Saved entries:

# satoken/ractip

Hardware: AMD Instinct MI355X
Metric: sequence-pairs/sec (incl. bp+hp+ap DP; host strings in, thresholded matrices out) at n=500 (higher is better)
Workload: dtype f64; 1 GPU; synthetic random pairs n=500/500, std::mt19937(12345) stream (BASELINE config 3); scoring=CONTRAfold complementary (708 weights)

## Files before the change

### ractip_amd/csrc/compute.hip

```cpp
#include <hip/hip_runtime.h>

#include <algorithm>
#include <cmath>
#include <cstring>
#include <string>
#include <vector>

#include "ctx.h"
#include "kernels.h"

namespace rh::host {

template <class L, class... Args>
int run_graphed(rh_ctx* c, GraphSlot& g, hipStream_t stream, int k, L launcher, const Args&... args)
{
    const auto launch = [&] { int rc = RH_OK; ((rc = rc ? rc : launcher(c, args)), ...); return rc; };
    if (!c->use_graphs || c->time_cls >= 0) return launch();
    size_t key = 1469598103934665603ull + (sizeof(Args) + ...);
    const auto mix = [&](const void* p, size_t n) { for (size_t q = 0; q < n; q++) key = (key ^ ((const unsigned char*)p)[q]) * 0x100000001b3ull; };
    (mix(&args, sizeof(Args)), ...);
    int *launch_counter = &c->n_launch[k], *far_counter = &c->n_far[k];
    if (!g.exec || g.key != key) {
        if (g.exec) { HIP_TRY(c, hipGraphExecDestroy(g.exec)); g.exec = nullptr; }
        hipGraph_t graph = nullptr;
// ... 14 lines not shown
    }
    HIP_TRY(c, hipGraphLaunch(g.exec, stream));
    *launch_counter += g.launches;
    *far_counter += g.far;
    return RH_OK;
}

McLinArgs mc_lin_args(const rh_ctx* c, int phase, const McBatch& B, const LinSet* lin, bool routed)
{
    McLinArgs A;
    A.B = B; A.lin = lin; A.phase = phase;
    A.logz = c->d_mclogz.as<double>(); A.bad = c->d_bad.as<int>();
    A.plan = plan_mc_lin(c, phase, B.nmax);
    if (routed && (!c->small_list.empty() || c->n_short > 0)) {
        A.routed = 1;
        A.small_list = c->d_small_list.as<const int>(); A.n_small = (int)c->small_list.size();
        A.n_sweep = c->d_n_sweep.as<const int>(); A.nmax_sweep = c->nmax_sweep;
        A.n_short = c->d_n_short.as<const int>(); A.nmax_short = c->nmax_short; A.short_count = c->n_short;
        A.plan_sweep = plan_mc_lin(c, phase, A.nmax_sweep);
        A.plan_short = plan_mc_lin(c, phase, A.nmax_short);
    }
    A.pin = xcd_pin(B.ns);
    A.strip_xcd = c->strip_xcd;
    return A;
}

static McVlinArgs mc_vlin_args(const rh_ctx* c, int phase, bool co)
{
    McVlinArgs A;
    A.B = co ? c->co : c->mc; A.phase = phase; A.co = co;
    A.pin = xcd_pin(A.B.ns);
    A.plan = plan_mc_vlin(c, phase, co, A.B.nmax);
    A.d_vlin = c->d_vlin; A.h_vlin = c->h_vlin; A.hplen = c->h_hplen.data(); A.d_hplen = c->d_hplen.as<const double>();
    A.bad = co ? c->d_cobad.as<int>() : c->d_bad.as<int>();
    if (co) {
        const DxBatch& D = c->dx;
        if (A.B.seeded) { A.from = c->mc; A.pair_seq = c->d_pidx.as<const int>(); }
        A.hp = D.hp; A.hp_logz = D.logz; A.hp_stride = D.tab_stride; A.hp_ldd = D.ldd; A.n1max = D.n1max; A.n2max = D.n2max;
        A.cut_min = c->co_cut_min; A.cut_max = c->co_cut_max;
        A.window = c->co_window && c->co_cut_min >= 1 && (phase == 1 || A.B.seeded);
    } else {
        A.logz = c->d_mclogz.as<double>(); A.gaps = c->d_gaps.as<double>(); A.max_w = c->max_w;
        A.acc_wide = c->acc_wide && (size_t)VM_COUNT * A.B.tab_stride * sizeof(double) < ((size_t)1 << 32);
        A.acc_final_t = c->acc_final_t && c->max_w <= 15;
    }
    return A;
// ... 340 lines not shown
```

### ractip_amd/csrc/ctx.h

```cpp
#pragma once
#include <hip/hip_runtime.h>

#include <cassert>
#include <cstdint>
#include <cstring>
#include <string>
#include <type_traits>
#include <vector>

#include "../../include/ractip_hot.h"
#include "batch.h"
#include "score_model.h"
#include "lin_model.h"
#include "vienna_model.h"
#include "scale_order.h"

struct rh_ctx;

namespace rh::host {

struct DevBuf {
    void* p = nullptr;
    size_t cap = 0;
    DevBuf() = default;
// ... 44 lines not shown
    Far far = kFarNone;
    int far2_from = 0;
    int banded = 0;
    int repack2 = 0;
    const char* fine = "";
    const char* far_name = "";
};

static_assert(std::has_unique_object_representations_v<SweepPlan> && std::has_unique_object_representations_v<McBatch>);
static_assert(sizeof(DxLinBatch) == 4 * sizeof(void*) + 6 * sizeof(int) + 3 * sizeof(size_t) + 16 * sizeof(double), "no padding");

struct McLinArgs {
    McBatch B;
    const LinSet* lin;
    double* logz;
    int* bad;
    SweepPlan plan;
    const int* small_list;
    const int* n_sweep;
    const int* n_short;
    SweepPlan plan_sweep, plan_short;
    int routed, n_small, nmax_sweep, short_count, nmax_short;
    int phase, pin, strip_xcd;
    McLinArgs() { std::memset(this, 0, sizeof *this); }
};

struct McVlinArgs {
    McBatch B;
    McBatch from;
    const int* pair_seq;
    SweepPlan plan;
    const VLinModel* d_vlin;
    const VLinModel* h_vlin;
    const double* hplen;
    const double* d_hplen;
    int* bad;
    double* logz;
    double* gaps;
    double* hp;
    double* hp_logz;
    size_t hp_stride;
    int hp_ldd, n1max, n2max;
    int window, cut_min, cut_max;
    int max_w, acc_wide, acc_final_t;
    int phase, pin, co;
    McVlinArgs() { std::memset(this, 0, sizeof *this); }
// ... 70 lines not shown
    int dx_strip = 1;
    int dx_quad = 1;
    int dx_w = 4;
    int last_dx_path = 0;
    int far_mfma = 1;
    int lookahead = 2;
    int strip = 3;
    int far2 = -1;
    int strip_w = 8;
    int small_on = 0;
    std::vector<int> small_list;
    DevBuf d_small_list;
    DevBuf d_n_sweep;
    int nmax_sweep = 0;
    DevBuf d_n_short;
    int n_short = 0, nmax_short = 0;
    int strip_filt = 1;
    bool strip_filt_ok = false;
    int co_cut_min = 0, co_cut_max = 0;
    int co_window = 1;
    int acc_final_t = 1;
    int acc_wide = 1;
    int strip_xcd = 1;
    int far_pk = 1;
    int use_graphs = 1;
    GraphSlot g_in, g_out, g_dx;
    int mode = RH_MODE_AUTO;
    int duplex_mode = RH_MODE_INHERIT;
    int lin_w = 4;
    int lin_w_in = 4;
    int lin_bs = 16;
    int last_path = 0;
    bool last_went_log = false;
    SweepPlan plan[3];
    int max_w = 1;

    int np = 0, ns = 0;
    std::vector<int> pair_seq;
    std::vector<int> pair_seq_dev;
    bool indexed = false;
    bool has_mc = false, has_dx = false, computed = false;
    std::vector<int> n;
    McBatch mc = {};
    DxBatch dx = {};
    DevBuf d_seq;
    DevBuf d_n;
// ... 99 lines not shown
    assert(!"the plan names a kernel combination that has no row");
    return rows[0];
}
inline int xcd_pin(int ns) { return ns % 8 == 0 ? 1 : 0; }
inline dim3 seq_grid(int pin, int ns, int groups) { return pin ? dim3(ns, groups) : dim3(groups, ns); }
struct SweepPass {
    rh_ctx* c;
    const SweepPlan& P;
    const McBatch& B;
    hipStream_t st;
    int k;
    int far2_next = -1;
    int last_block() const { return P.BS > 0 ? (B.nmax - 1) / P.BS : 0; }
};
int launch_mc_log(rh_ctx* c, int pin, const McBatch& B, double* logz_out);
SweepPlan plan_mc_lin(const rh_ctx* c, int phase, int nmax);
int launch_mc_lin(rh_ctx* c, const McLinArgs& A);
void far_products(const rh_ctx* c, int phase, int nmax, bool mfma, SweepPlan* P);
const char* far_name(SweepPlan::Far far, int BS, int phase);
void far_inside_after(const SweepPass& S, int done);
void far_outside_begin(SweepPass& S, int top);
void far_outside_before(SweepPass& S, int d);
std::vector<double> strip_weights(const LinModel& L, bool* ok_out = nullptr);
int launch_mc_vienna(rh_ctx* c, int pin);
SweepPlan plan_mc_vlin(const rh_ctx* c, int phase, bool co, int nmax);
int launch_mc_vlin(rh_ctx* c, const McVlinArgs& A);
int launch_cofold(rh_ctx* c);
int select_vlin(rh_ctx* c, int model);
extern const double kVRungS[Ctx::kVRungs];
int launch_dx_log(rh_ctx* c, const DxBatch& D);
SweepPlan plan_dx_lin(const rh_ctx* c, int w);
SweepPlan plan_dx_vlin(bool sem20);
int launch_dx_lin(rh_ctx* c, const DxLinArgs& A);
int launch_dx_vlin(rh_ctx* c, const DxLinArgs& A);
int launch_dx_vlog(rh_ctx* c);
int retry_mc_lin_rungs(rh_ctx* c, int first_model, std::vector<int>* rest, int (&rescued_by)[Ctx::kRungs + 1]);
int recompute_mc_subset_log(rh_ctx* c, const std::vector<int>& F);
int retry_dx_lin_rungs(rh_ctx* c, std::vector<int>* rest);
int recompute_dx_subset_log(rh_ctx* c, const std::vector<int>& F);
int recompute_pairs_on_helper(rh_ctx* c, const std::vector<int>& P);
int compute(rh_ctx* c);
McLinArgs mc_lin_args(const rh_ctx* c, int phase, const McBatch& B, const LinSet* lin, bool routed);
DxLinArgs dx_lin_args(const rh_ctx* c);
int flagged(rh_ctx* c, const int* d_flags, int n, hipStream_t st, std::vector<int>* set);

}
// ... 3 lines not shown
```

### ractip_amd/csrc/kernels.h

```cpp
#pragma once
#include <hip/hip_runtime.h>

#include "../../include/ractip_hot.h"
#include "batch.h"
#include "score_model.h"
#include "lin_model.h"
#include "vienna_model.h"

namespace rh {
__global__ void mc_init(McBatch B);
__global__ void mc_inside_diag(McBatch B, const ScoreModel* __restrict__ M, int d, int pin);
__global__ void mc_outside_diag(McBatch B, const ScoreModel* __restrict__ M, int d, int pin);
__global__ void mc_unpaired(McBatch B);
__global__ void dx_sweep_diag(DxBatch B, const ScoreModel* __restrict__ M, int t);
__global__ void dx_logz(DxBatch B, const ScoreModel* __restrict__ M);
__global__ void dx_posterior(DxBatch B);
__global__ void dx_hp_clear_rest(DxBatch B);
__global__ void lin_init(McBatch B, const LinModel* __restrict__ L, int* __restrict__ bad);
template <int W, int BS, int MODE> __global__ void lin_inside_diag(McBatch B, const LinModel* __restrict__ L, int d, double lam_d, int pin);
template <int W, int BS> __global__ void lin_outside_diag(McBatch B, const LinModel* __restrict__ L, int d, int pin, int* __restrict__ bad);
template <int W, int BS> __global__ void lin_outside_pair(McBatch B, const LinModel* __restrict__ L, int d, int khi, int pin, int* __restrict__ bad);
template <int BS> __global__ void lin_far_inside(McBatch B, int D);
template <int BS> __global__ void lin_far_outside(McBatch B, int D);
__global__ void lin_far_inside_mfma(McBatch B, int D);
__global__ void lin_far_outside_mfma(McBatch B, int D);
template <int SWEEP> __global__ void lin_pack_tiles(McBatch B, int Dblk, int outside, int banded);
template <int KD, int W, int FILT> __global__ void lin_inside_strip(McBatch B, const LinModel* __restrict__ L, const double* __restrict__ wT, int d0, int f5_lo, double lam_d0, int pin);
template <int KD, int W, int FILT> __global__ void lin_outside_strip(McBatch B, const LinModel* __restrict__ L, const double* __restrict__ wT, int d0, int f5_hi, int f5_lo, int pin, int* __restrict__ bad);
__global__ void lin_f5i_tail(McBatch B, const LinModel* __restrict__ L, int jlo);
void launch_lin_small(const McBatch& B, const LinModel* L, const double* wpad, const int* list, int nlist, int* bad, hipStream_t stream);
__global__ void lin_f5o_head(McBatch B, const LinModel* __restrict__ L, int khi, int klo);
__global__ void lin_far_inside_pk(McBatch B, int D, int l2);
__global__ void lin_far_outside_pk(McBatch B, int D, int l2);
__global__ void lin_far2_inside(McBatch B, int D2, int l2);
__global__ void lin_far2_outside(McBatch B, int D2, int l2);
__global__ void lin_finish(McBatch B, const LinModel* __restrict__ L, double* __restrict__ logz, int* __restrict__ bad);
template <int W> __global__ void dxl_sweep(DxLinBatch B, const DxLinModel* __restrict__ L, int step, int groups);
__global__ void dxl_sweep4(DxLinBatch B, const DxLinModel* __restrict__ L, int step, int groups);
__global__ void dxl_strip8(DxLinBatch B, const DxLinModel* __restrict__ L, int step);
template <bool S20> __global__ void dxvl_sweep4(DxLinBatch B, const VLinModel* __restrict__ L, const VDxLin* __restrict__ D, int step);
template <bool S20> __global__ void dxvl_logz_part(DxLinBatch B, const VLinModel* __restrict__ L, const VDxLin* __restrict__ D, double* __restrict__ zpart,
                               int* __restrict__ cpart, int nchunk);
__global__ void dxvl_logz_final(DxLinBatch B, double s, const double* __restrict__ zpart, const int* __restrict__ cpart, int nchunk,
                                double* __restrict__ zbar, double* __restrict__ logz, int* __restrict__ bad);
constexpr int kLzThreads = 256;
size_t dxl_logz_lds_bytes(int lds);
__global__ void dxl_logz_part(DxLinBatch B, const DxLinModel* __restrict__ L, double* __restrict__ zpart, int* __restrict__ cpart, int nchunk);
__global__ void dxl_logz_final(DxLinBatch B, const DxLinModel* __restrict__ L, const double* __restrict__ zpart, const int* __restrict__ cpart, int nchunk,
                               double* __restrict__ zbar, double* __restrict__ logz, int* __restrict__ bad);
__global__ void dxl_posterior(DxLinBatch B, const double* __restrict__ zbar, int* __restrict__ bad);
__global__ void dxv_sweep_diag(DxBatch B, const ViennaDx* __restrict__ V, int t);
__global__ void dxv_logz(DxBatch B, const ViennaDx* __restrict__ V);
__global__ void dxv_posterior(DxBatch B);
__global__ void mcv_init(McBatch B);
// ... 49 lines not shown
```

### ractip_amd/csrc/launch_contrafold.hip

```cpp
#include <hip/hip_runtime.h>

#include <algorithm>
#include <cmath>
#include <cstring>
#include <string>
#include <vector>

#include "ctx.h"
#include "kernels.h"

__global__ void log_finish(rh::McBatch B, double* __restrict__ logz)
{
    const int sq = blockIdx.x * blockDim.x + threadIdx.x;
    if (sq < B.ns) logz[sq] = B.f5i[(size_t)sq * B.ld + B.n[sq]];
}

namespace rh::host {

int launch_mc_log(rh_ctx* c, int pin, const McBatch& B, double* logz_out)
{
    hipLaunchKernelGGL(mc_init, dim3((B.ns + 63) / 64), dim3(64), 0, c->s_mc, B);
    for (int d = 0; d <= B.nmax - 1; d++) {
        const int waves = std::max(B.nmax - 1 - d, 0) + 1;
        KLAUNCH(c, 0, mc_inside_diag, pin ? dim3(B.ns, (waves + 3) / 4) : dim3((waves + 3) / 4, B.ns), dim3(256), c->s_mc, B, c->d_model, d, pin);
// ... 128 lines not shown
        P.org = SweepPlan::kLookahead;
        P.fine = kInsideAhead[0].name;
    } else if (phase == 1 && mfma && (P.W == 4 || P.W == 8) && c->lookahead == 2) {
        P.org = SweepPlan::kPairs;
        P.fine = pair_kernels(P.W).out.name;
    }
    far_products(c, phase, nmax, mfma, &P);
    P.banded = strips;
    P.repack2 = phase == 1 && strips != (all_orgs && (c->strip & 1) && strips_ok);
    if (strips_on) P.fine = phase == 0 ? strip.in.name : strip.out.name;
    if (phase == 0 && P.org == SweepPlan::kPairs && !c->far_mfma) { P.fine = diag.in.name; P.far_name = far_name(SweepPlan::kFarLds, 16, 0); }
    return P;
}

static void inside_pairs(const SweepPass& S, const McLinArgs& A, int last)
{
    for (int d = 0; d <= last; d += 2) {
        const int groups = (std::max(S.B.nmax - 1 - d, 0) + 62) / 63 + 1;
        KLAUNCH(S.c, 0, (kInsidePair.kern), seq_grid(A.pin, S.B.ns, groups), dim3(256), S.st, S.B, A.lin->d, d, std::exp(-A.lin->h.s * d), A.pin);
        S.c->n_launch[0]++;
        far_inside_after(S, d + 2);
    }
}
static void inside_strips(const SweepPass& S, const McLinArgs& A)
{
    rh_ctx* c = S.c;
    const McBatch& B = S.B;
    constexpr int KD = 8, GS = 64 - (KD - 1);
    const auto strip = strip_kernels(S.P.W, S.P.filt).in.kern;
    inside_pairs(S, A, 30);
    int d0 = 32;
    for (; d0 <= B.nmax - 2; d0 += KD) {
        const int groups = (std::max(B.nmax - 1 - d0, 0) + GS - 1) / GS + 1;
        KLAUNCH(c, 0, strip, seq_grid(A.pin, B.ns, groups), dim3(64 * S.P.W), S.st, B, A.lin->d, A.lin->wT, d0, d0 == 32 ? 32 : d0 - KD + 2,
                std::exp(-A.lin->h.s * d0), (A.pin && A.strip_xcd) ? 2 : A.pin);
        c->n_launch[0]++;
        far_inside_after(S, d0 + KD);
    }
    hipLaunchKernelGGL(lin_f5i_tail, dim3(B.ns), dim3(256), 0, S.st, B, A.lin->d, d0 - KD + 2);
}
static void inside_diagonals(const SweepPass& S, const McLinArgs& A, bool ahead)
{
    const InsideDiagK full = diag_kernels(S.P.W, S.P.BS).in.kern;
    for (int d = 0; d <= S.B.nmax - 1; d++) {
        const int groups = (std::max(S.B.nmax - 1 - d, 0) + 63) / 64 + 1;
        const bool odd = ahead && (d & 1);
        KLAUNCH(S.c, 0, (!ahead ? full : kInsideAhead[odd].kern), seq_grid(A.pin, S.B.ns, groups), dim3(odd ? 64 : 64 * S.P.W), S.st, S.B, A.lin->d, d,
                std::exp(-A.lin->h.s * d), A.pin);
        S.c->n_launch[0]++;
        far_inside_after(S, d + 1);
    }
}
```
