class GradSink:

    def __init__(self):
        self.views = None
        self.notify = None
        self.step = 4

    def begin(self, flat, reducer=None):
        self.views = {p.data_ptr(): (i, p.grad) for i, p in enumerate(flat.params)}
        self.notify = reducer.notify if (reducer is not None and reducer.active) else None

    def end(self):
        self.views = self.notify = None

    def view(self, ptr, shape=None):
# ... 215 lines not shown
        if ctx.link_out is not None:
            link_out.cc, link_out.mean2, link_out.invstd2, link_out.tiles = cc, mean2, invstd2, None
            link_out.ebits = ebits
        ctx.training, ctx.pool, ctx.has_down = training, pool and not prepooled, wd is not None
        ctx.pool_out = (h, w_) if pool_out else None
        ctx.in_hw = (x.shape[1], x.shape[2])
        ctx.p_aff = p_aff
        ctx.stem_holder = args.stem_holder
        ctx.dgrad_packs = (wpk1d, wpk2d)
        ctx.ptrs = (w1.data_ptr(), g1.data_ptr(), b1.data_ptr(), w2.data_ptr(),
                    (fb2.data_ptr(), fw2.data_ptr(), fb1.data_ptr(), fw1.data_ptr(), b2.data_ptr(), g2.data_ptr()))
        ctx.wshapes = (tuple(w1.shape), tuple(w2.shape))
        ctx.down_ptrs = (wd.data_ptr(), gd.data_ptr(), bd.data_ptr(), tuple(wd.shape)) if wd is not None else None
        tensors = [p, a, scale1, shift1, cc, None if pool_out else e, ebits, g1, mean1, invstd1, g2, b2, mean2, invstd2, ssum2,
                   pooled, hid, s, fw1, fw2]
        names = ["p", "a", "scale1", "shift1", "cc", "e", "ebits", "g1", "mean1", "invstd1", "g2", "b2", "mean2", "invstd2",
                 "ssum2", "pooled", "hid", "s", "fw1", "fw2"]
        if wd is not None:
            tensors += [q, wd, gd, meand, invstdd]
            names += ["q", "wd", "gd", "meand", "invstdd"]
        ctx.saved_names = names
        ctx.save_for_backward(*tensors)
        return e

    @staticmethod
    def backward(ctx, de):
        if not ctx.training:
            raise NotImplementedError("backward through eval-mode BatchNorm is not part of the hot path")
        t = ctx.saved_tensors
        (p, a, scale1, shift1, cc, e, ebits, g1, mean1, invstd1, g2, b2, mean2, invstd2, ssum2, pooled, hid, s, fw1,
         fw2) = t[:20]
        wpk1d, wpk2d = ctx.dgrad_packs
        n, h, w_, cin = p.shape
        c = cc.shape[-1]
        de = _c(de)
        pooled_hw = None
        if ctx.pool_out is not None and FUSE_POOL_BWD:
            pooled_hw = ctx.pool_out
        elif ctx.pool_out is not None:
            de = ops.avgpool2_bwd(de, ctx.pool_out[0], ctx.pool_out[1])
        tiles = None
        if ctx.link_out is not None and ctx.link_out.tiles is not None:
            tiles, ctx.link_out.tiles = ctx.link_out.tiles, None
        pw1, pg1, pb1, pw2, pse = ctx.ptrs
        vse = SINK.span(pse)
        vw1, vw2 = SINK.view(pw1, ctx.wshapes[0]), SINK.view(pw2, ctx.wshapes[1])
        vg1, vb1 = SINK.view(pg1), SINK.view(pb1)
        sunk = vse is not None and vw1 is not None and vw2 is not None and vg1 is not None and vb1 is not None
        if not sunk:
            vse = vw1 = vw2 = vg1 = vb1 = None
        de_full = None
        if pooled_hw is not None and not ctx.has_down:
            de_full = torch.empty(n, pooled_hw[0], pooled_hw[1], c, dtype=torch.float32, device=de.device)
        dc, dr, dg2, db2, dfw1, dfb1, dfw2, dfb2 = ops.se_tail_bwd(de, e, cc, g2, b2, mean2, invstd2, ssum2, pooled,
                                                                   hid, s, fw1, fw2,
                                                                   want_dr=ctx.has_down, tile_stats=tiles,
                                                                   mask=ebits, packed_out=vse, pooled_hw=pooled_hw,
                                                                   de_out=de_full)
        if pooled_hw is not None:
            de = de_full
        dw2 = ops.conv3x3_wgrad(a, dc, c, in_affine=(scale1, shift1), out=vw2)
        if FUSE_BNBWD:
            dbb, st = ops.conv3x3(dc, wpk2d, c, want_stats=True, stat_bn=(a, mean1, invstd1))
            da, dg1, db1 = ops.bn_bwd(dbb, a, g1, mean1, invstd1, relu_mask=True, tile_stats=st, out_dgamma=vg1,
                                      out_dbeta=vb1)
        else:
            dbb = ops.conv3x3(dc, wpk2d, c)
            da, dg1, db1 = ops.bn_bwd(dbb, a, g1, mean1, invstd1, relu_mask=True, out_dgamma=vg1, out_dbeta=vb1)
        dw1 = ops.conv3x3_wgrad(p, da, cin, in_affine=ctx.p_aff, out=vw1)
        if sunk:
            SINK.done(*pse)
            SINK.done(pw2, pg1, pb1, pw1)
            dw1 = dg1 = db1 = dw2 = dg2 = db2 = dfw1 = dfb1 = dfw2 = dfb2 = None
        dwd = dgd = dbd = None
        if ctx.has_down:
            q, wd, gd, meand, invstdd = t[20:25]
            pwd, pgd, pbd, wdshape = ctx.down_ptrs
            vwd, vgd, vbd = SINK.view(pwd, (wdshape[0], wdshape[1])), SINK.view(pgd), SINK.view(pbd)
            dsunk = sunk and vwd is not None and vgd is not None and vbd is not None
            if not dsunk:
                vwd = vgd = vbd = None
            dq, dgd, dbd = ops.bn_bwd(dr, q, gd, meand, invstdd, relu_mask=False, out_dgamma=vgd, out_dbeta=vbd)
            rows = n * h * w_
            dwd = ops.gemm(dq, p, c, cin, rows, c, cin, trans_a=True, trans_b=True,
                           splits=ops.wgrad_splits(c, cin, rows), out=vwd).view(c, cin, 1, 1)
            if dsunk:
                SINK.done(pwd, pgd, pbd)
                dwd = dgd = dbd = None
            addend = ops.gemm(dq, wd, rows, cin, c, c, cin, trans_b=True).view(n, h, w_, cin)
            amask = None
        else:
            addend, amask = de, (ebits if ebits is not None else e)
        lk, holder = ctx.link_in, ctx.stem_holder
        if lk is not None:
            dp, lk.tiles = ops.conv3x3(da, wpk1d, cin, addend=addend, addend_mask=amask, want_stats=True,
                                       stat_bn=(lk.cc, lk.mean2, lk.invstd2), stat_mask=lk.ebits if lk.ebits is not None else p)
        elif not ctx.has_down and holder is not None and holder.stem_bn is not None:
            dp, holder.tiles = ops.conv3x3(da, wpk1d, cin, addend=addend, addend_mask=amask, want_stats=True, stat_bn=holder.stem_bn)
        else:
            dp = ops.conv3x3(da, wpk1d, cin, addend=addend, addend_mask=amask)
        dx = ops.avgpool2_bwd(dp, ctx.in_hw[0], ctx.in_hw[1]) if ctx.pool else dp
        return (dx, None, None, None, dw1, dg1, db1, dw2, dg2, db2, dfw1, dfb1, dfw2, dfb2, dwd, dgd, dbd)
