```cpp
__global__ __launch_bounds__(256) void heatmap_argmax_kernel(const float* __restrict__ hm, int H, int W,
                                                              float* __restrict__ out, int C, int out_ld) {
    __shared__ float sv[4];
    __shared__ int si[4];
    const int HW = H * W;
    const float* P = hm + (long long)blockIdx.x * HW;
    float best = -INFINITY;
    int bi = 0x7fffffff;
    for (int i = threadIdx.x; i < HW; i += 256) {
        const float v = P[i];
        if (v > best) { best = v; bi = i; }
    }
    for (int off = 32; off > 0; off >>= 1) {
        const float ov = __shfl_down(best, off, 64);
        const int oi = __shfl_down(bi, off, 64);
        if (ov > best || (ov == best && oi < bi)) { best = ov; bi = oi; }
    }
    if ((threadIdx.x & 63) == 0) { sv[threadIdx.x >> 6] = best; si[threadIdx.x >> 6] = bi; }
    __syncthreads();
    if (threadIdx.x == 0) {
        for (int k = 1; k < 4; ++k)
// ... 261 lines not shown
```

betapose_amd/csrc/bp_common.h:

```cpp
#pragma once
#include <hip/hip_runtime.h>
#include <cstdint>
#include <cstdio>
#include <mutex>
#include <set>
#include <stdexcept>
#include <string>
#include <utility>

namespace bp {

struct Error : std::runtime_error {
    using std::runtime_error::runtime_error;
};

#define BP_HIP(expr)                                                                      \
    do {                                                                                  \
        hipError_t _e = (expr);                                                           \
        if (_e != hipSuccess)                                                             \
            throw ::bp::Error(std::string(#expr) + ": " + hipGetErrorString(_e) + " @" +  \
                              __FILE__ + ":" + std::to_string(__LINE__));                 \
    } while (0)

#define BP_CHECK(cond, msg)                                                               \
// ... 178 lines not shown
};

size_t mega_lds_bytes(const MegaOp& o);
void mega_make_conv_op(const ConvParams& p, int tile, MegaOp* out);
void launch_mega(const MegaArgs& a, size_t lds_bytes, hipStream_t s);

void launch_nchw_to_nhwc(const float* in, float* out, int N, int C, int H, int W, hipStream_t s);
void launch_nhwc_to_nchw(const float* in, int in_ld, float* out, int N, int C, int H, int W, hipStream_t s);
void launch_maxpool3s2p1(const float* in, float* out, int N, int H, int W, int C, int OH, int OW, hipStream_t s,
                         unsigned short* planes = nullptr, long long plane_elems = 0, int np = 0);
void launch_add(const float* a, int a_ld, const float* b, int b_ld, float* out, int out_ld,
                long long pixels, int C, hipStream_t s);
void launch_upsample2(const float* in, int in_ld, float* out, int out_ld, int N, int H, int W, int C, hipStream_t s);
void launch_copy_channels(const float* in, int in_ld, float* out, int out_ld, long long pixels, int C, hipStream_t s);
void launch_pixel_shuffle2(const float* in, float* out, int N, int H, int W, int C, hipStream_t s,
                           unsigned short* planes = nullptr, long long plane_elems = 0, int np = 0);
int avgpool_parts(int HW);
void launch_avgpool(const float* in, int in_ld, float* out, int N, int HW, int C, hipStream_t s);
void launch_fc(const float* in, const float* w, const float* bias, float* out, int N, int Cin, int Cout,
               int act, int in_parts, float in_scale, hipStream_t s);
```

What needs to be done:
Copy out each line of the records above that includes "inline".

Response for this exercise:
inline int xcd_pin(int ns) { return ns % 8 == 0 ? 1 : 0; }
inline dim3 seq_grid(int pin, int ns, int groups) { return pin ? dim3(ns, groups) : dim3(groups, ns); }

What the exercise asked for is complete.